What you need to do →
What lines of the data include the string "class"? Copy them all.

Data extract →
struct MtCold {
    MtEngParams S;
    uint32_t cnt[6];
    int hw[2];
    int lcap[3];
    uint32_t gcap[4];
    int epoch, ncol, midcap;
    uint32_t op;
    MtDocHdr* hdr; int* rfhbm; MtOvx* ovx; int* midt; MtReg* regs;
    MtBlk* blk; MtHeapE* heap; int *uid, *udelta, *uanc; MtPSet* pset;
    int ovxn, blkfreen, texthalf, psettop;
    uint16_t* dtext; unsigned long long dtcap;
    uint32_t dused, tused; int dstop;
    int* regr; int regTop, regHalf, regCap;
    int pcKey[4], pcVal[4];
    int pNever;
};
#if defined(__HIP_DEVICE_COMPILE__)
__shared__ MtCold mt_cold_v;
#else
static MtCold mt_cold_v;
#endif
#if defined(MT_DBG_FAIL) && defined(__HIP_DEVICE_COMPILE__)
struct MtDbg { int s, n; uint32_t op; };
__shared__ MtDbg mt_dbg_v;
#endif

...

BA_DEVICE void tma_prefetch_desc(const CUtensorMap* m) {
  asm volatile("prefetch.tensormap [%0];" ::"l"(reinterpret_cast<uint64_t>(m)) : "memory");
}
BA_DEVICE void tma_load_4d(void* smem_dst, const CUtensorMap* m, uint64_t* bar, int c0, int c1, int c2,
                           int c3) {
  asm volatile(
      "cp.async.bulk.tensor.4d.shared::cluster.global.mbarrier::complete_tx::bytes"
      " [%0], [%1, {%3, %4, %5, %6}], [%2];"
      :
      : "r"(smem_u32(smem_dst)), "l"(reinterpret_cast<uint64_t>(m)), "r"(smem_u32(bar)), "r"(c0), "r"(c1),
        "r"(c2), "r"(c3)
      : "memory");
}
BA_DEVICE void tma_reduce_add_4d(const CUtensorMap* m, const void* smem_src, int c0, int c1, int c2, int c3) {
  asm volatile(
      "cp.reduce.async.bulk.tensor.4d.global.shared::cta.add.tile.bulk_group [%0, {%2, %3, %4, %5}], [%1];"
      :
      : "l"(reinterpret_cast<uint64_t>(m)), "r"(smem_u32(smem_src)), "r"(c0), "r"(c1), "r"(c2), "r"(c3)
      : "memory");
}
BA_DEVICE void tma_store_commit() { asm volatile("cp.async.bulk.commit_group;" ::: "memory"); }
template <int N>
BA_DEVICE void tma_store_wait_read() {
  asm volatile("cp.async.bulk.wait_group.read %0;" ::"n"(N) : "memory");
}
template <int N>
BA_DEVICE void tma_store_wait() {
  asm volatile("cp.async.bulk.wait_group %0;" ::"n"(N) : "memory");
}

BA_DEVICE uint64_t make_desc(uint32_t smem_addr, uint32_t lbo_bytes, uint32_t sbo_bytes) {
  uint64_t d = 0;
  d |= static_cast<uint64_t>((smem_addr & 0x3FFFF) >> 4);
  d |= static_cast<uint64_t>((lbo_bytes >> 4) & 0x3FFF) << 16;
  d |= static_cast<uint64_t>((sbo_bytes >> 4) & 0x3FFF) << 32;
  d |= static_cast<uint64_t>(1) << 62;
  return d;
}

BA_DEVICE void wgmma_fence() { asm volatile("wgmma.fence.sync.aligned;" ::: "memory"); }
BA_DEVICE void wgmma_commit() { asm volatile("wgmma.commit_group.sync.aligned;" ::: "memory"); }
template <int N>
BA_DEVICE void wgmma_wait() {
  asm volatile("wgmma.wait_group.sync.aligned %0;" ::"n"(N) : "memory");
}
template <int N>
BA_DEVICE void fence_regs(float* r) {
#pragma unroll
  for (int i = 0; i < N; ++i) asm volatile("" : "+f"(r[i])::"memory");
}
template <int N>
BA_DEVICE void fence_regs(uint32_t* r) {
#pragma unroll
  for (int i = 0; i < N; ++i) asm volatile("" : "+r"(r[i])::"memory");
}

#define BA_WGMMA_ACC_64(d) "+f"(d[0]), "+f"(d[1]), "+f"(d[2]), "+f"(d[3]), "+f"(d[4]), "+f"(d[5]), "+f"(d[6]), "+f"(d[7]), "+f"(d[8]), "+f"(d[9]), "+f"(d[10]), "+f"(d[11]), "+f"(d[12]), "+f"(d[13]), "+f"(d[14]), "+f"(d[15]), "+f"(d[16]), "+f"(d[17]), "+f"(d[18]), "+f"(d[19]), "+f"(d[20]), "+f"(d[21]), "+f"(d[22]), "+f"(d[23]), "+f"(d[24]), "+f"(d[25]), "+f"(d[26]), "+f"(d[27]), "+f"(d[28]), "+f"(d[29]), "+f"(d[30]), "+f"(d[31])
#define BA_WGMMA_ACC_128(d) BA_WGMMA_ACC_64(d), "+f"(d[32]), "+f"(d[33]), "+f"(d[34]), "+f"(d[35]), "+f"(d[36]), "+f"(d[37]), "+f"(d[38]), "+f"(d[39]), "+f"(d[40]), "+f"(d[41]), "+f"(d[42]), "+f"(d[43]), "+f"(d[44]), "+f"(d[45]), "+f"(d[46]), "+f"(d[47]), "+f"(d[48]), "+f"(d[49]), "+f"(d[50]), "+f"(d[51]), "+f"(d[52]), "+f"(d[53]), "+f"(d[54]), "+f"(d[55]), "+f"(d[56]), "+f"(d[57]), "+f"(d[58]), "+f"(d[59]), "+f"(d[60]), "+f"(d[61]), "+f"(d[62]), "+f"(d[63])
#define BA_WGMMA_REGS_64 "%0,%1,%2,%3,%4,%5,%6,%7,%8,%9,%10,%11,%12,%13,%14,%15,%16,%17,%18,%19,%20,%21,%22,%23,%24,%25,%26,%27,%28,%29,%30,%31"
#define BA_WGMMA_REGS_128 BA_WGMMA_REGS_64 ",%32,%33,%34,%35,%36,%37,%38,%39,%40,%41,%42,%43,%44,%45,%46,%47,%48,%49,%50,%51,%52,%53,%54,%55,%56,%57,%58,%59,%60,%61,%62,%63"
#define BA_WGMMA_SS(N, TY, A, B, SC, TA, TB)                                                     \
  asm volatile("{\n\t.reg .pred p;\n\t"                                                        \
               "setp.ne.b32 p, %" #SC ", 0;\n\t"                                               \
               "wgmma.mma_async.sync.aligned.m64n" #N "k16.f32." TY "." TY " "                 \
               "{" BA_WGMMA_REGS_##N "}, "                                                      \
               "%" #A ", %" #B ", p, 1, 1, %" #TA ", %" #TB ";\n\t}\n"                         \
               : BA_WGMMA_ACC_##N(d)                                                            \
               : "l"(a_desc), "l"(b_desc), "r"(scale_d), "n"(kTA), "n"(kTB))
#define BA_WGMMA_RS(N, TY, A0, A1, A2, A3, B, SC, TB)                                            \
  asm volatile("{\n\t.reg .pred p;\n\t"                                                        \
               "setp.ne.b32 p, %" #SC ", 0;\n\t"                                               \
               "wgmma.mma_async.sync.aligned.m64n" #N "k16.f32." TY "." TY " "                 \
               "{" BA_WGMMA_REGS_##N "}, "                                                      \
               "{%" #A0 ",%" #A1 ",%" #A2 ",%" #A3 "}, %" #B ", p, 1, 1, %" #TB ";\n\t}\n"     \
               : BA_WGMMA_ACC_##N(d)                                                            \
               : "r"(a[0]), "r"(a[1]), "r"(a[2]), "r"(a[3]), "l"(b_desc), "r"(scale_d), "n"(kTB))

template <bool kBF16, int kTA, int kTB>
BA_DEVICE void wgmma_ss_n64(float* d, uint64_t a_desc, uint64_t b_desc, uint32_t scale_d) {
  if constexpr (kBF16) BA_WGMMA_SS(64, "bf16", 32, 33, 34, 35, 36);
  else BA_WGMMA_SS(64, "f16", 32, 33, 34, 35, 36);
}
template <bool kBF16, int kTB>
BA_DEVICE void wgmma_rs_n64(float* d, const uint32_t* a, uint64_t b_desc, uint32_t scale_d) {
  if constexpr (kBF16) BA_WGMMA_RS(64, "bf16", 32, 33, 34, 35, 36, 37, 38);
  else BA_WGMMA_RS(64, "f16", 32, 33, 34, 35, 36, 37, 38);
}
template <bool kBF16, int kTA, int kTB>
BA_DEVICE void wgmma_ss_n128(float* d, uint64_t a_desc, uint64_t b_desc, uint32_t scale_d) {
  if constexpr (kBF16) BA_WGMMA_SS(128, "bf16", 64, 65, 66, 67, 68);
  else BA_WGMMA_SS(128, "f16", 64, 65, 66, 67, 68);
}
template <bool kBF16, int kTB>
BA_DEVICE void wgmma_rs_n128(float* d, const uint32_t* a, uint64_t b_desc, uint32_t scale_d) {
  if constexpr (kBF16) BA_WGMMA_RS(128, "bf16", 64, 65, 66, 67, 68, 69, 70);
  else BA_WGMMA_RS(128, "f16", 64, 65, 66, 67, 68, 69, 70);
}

==

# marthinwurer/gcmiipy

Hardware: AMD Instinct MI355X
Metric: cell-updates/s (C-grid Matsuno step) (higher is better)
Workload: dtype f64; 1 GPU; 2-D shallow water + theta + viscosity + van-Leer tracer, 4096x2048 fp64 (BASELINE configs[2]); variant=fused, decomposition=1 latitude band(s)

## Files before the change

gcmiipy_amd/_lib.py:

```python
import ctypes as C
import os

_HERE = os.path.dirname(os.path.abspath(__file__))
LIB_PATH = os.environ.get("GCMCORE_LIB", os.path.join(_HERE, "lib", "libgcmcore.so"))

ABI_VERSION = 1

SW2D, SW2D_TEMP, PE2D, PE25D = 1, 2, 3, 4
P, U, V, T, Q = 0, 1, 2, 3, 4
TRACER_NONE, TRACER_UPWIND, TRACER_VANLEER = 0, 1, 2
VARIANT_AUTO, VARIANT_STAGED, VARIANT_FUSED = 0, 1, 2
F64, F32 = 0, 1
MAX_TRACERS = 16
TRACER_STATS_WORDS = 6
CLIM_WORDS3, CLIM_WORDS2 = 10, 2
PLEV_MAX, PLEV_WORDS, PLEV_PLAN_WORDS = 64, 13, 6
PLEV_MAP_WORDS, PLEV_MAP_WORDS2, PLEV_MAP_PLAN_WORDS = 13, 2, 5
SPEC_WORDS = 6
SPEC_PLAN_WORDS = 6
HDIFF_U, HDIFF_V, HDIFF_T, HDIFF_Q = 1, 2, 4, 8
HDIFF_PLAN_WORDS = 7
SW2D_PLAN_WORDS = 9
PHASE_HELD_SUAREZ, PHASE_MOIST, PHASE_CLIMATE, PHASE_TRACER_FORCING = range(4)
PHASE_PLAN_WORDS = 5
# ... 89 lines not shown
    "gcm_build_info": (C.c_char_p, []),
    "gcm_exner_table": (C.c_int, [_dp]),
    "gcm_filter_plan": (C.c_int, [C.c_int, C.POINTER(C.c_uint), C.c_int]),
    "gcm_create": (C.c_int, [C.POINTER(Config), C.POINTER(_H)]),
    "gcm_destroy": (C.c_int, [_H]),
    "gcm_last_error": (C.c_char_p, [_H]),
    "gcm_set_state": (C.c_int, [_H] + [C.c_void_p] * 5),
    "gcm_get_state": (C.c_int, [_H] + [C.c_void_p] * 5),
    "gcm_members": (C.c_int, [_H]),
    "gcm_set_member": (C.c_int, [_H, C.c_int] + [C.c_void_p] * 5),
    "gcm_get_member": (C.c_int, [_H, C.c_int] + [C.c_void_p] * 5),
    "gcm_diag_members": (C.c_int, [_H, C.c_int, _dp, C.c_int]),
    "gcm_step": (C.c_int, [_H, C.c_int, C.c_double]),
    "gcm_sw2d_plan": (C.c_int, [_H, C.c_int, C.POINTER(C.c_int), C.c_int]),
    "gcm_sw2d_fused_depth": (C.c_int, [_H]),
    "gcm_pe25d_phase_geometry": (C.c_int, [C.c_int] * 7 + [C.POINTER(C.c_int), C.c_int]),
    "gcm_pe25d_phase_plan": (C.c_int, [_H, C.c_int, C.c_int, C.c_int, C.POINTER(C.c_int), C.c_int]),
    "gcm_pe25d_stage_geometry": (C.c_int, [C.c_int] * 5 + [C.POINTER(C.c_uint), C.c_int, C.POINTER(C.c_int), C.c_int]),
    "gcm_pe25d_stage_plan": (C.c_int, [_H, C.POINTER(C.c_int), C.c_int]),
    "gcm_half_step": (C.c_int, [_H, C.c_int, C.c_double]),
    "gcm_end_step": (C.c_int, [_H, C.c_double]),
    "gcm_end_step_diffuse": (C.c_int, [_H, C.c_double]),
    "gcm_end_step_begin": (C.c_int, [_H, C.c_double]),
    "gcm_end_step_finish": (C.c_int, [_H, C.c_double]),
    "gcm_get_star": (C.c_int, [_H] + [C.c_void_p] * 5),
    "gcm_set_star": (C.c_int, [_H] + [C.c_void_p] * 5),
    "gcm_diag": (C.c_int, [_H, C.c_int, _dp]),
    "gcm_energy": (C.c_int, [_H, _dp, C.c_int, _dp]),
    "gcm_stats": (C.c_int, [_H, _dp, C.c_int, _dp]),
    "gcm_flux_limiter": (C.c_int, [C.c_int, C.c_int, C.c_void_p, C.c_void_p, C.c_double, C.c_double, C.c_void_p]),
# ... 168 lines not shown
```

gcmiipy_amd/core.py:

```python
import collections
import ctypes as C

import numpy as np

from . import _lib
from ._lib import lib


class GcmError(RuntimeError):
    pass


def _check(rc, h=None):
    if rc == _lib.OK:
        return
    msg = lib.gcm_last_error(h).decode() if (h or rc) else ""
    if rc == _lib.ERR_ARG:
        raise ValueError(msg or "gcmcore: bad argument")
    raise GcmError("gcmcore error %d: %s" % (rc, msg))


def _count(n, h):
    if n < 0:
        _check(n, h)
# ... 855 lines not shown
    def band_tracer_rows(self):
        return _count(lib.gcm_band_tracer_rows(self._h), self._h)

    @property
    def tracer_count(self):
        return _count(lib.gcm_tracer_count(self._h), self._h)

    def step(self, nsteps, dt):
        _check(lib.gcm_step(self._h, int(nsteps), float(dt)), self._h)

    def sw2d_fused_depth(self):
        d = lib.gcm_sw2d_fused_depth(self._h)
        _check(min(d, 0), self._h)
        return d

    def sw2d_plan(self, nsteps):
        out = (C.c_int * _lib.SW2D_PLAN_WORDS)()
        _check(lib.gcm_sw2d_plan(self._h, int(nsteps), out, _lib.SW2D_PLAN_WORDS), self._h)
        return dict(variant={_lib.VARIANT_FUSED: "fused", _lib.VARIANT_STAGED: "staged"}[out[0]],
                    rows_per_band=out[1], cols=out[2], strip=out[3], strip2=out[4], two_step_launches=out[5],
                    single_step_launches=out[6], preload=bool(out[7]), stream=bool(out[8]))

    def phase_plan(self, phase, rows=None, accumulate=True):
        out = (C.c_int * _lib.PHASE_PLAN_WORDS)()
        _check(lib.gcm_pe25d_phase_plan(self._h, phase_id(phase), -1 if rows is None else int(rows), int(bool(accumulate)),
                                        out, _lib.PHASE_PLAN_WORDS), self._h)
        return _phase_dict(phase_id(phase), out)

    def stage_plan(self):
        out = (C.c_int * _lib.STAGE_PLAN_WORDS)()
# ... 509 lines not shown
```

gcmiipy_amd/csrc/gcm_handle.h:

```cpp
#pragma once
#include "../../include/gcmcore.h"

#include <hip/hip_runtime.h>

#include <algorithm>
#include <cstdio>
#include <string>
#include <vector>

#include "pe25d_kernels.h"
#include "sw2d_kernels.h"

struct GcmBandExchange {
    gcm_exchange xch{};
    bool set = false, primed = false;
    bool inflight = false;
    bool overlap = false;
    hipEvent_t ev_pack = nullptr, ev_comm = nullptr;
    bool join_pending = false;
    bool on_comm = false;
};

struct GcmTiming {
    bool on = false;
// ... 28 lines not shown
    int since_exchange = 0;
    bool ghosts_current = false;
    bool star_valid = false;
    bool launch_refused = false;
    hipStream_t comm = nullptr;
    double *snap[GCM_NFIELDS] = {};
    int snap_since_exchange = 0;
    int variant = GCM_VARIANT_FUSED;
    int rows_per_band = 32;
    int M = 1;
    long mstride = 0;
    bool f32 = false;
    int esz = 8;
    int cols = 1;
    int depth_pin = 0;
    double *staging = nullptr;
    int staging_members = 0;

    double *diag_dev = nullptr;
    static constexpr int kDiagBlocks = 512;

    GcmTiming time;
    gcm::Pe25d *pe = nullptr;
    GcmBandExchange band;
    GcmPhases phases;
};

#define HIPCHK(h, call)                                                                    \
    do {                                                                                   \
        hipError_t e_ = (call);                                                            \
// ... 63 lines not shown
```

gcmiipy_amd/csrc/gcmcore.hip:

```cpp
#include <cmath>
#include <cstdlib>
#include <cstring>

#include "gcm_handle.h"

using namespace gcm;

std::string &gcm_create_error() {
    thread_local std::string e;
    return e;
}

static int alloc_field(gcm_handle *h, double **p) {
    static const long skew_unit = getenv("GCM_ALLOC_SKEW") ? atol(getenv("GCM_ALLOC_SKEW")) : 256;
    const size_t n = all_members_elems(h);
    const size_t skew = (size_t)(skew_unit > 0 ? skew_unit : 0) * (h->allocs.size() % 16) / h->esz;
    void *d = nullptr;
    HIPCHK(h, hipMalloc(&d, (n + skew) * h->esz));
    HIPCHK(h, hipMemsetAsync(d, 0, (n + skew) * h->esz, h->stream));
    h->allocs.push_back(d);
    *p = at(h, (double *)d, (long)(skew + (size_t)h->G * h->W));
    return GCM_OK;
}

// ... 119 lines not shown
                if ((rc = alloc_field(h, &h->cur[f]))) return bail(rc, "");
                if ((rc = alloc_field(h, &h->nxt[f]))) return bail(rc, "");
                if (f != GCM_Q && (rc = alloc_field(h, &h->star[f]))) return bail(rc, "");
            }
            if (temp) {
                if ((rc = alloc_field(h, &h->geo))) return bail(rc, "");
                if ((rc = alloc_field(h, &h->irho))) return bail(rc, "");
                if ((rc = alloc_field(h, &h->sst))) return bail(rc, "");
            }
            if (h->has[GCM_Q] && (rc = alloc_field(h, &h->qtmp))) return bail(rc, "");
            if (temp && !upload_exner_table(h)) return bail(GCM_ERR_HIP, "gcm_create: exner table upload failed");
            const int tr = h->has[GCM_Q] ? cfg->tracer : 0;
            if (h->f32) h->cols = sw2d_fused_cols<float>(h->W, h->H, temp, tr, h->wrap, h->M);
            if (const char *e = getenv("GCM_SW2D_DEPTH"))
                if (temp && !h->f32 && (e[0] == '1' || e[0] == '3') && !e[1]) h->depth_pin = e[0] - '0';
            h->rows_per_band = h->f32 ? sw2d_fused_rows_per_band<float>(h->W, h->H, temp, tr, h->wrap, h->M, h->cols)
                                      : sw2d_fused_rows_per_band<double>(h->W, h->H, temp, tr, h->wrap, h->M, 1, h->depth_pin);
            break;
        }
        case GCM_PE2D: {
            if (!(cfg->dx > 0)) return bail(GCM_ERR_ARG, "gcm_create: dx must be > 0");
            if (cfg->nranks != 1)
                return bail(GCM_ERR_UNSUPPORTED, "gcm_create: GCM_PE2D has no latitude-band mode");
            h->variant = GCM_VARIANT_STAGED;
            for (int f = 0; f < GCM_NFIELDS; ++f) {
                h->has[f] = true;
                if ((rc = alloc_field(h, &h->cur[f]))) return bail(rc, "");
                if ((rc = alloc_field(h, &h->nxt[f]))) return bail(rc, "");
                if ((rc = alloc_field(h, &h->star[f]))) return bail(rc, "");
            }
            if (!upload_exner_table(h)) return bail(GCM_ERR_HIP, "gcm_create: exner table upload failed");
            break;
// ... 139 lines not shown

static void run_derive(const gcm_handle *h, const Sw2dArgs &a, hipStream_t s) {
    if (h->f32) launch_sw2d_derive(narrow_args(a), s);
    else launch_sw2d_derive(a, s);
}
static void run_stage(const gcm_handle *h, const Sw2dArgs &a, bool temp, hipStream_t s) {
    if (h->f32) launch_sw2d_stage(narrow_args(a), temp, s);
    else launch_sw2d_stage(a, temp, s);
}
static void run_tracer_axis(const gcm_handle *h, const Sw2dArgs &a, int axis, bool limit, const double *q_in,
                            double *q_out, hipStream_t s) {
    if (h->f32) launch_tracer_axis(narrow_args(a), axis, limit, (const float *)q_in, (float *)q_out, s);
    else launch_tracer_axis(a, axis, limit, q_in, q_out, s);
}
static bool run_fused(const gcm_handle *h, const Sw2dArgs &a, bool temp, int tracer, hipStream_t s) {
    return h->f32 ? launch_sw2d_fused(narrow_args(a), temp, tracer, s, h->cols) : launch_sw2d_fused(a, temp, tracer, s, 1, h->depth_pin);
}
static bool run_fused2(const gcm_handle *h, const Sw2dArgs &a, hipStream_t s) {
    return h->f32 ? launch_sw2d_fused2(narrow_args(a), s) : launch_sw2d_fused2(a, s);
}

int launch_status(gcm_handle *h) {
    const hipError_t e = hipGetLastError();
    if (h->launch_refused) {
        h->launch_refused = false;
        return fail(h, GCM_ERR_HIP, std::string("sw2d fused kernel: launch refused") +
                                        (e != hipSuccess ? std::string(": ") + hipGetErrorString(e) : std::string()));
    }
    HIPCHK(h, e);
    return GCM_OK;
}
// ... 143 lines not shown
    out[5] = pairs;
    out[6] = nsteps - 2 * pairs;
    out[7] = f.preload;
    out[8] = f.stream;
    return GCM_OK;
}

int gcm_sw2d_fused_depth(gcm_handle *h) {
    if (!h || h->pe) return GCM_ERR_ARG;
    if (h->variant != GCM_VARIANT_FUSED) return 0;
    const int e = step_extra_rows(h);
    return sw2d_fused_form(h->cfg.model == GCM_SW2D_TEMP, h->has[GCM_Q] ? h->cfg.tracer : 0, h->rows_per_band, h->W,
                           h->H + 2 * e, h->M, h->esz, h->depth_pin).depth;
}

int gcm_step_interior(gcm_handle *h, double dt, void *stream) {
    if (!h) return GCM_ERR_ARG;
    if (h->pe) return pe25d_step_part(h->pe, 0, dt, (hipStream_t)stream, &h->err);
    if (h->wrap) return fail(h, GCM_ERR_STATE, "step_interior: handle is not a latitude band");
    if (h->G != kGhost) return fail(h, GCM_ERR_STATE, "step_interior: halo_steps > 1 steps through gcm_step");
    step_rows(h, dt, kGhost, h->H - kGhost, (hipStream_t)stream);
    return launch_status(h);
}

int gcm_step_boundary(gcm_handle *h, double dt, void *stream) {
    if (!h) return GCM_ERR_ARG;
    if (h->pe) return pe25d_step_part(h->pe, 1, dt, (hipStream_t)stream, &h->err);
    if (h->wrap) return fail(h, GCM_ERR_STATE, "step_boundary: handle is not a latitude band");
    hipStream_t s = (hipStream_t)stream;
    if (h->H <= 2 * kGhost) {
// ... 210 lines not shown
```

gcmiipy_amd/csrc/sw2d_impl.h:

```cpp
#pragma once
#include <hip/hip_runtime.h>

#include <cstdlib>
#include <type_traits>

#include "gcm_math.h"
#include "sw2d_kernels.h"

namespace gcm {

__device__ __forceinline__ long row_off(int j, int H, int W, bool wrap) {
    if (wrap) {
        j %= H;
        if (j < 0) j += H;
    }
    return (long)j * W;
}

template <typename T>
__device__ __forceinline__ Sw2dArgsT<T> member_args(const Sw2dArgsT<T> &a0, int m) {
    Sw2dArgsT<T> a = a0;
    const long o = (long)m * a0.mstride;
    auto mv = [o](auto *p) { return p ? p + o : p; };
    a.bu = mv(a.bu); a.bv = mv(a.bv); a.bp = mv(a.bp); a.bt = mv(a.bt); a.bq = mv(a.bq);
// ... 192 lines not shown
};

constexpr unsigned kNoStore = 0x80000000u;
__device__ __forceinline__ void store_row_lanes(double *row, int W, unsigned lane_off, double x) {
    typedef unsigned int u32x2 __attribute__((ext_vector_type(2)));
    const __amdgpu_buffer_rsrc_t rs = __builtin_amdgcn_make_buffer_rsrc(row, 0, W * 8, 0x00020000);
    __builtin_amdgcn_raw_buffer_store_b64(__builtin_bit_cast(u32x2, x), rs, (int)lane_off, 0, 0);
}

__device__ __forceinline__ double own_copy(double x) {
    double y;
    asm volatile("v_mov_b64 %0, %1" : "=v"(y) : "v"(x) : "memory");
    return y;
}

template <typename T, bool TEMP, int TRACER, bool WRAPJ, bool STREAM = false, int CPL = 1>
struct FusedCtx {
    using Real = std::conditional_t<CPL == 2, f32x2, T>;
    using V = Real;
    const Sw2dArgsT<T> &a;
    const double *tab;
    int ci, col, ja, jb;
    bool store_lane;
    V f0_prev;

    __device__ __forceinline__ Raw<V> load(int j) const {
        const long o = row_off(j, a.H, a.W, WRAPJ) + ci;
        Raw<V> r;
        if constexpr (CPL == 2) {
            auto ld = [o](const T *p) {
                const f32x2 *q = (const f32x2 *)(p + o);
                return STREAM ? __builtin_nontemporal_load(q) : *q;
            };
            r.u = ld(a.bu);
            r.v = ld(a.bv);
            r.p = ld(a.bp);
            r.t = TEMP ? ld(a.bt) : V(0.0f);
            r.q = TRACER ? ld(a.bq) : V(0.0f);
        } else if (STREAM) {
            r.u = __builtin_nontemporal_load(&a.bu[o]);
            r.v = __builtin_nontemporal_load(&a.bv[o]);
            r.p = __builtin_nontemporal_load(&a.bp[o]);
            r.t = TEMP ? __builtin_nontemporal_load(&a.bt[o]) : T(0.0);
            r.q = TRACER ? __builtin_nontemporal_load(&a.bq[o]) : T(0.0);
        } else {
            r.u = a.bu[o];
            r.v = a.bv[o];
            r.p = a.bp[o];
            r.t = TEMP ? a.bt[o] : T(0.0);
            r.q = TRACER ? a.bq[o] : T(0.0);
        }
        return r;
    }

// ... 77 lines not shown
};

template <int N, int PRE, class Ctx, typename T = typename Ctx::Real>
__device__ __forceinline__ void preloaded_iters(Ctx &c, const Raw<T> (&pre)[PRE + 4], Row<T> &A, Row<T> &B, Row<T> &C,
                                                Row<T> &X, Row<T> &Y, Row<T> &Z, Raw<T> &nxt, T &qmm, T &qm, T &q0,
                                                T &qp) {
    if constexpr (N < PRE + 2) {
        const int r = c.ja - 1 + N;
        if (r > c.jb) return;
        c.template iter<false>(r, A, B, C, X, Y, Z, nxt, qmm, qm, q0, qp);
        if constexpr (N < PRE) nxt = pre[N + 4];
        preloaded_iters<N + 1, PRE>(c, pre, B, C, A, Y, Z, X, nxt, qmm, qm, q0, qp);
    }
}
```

Task output →
class GcmError(RuntimeError):
template <int N, int PRE, class Ctx, typename T = typename Ctx::Real>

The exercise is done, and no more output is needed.